# EXERCISE REQUIREMENTS
Each record below needs to be retyped exactly.

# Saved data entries

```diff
@@ -421,6 +452,28 @@
     }
 }
 
+template <bool POLICY>
+__global__ __launch_bounds__(256, 2) void attn_bwd_kernel(AttnBwdArgs a, int gx, int G) {
+    __shared__ __attribute__((aligned(16))) float smem[BWD_SMEM];
+    const int G8 = (G + 7) & ~7;
+    int L = (int)blockIdx.x;
+    const bool dkv_role = L < G8;
+    if (dkv_role && L >= G) return;
+    if (!dkv_role) L -= G8;
+    int bx, by;
+    xcd_remap_linear(L, gx, G, bx, by);
+    if (dkv_role) attn_bwd_dkv_role<POLICY>(a, smem, bx, by);
+    else attn_bwd_dq_role<POLICY>(a, smem, bx, by);
+}
+
+template <bool POLICY>
+int attn_bwd_launch(const AttnBwdArgs& a, int B, hipStream_t stream) {
+    const int gx = (a.n + 127) / 128, G = gx * B * a.H;
+    if ((long)gx * B * a.H > (1L << 30)) return D2S_ERR_ARG;
+    hipLaunchKernelGGL(attn_bwd_kernel<POLICY>, dim3(((G + 7) & ~7) + G), dim3(256), 0, stream, a, gx, G);
+    return d2s_check_launch();
+}
+
 }
 
 #ifdef D2S_ATTN_STAMPS
@@ -470,12 +523,7 @@
     if (!qkv || !out || !dout || !lse || !dqkv || !delta_ws || B <= 0 || n <= 0 || H <= 0) return D2S_ERR_ARG;
     const long rows = (long)B * n;
     hipLaunchKernelGGL(attn_delta_kernel, dim3((unsigned)((rows + 3) / 4)), dim3(256), 0, stream, out, dout, delta_ws, rows, n, H);
-    dim3 grid((n + 127) / 128, B * H), block(256);
-    hipLaunchKernelGGL(attn_bwd_dq_kernel<false>, grid, block, 0, stream, qkv, dout, lse, delta_ws, dqkv, n, H, scale,
-                       static_cast<const float*>(nullptr));
-    hipLaunchKernelGGL(attn_bwd_dkv_kernel<false>, grid, block, 0, stream, qkv, dout, lse, delta_ws, dqkv, n, H, scale,
-                       static_cast<const float*>(nullptr), static_cast<const float*>(nullptr));
-    return d2s_check_launch();
+    return attn_bwd_launch<false>(AttnBwdArgs{qkv, dout, lse, delta_ws, dqkv, nullptr, nullptr, n, H, scale}, B, stream);
 }
 
 int d2s_attn_policy_bwd_f32(const float* qkv, const float* policy, const float* out, const float* dout, const float* lse,
@@ -483,10 +531,7 @@
     if (!qkv || !policy || !out || !dout || !lse || !cinv || !dqkv || !delta_ws || B <= 0 || n <= 0 || H <= 0) return D2S_ERR_ARG;
     const long rows = (long)B * n;
     hipLaunchKernelGGL(attn_delta_kernel, dim3((unsigned)((rows + 3) / 4)), dim3(256), 0, stream, out, dout, delta_ws, rows, n, H);
-    dim3 grid((n + 127) / 128, B * H), block(256);
-    hipLaunchKernelGGL(attn_bwd_dq_kernel<true>, grid, block, 0, stream, qkv, dout, lse, delta_ws, dqkv, n, H, scale, policy);
-    hipLaunchKernelGGL(attn_bwd_dkv_kernel<true>, grid, block, 0, stream, qkv, dout, lse, delta_ws, dqkv, n, H, scale, policy, cinv);
-    return d2s_check_launch();
-}
-
-}
+    return attn_bwd_launch<true>(AttnBwdArgs{qkv, dout, lse, delta_ws, dqkv, policy, cinv, n, H, scale}, B, stream);
+}
+
+}
diff --git a/dense2sparse-vit_amd/csrc/d2s_common.h b/dense2sparse-vit_amd/csrc/d2s_common.h
--- a/dense2sparse-vit_amd/csrc/d2s_common.h
+++ b/dense2sparse-vit_amd/csrc/d2s_common.h
@@ -47,17 +47,19 @@
     return cdf + x * pdf;
 }
 
-__device__ __forceinline__ void xcd_remap_2d(int& bx, int& by) {
+__device__ __forceinline__ void xcd_remap_linear(int L, int gx, int total, int& bx, int& by) {
 #ifdef D2S_NO_XCD_REMAP_2D
-    bx = (int)blockIdx.x; by = (int)blockIdx.y;
+    by = L / gx; bx = L - by * gx;
     return;
 #endif
-    const int gx = (int)gridDim.x, total = gx * (int)gridDim.y;
-    const int L = (int)blockIdx.y * gx + (int)blockIdx.x;
     const int xcd = L & 7, idx = L >> 3, q = total >> 3, r = total & 7;
     const int V = (xcd < r ? xcd * (q + 1) : r * (q + 1) + (xcd - r) * q) + idx;
     by = V / gx;
     bx = V - by * gx;
+}
+__device__ __forceinline__ void xcd_remap_2d(int& bx, int& by) {
+    const int gx = (int)gridDim.x;
+    xcd_remap_linear((int)blockIdx.y * gx + (int)blockIdx.x, gx, gx * (int)gridDim.y, bx, by);
 }
 
 __device__ __forceinline__ void philox_round(uint32_t (&c)[4], uint32_t (&k)[2]) {
```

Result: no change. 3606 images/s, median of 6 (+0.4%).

# SOLVED PROBLEM
```diff
@@ -421,6 +452,28 @@
     }
 }
 
+template <bool POLICY>
+__global__ __launch_bounds__(256, 2) void attn_bwd_kernel(AttnBwdArgs a, int gx, int G) {
+    __shared__ __attribute__((aligned(16))) float smem[BWD_SMEM];
+    const int G8 = (G + 7) & ~7;
+    int L = (int)blockIdx.x;
+    const bool dkv_role = L < G8;
+    if (dkv_role && L >= G) return;
+    if (!dkv_role) L -= G8;
+    int bx, by;
+    xcd_remap_linear(L, gx, G, bx, by);
+    if (dkv_role) attn_bwd_dkv_role<POLICY>(a, smem, bx, by);
+    else attn_bwd_dq_role<POLICY>(a, smem, bx, by);
+}
+
+template <bool POLICY>
+int attn_bwd_launch(const AttnBwdArgs& a, int B, hipStream_t stream) {
+    const int gx = (a.n + 127) / 128, G = gx * B * a.H;
+    if ((long)gx * B * a.H > (1L << 30)) return D2S_ERR_ARG;
+    hipLaunchKernelGGL(attn_bwd_kernel<POLICY>, dim3(((G + 7) & ~7) + G), dim3(256), 0, stream, a, gx, G);
+    return d2s_check_launch();
+}
+
 }
 
 #ifdef D2S_ATTN_STAMPS
@@ -470,12 +523,7 @@
     if (!qkv || !out || !dout || !lse || !dqkv || !delta_ws || B <= 0 || n <= 0 || H <= 0) return D2S_ERR_ARG;
     const long rows = (long)B * n;
     hipLaunchKernelGGL(attn_delta_kernel, dim3((unsigned)((rows + 3) / 4)), dim3(256), 0, stream, out, dout, delta_ws, rows, n, H);
-    dim3 grid((n + 127) / 128, B * H), block(256);
-    hipLaunchKernelGGL(attn_bwd_dq_kernel<false>, grid, block, 0, stream, qkv, dout, lse, delta_ws, dqkv, n, H, scale,
-                       static_cast<const float*>(nullptr));
-    hipLaunchKernelGGL(attn_bwd_dkv_kernel<false>, grid, block, 0, stream, qkv, dout, lse, delta_ws, dqkv, n, H, scale,
-                       static_cast<const float*>(nullptr), static_cast<const float*>(nullptr));
-    return d2s_check_launch();
+    return attn_bwd_launch<false>(AttnBwdArgs{qkv, dout, lse, delta_ws, dqkv, nullptr, nullptr, n, H, scale}, B, stream);
 }
 
 int d2s_attn_policy_bwd_f32(const float* qkv, const float* policy, const float* out, const float* dout, const float* lse,
@@ -483,10 +531,7 @@
     if (!qkv || !policy || !out || !dout || !lse || !cinv || !dqkv || !delta_ws || B <= 0 || n <= 0 || H <= 0) return D2S_ERR_ARG;
     const long rows = (long)B * n;
     hipLaunchKernelGGL(attn_delta_kernel, dim3((unsigned)((rows + 3) / 4)), dim3(256), 0, stream, out, dout, delta_ws, rows, n, H);
-    dim3 grid((n + 127) / 128, B * H), block(256);
-    hipLaunchKernelGGL(attn_bwd_dq_kernel<true>, grid, block, 0, stream, qkv, dout, lse, delta_ws, dqkv, n, H, scale, policy);
-    hipLaunchKernelGGL(attn_bwd_dkv_kernel<true>, grid, block, 0, stream, qkv, dout, lse, delta_ws, dqkv, n, H, scale, policy, cinv);
-    return d2s_check_launch();
-}
-
-}
+    return attn_bwd_launch<true>(AttnBwdArgs{qkv, dout, lse, delta_ws, dqkv, policy, cinv, n, H, scale}, B, stream);
+}
+
+}
diff --git a/dense2sparse-vit_amd/csrc/d2s_common.h b/dense2sparse-vit_amd/csrc/d2s_common.h
--- a/dense2sparse-vit_amd/csrc/d2s_common.h
+++ b/dense2sparse-vit_amd/csrc/d2s_common.h
@@ -47,17 +47,19 @@
     return cdf + x * pdf;
 }
 
-__device__ __forceinline__ void xcd_remap_2d(int& bx, int& by) {
+__device__ __forceinline__ void xcd_remap_linear(int L, int gx, int total, int& bx, int& by) {
 #ifdef D2S_NO_XCD_REMAP_2D
-    bx = (int)blockIdx.x; by = (int)blockIdx.y;
+    by = L / gx; bx = L - by * gx;
     return;
 #endif
-    const int gx = (int)gridDim.x, total = gx * (int)gridDim.y;
-    const int L = (int)blockIdx.y * gx + (int)blockIdx.x;
     const int xcd = L & 7, idx = L >> 3, q = total >> 3, r = total & 7;
     const int V = (xcd < r ? xcd * (q + 1) : r * (q + 1) + (xcd - r) * q) + idx;
     by = V / gx;
     bx = V - by * gx;
+}
+__device__ __forceinline__ void xcd_remap_2d(int& bx, int& by) {
+    const int gx = (int)gridDim.x;
+    xcd_remap_linear((int)blockIdx.y * gx + (int)blockIdx.x, gx, gx * (int)gridDim.y, bx, by);
 }
 
 __device__ __forceinline__ void philox_round(uint32_t (&c)[4], uint32_t (&k)[2]) {
```

Result: no change. 3606 images/s, median of 6 (+0.4%).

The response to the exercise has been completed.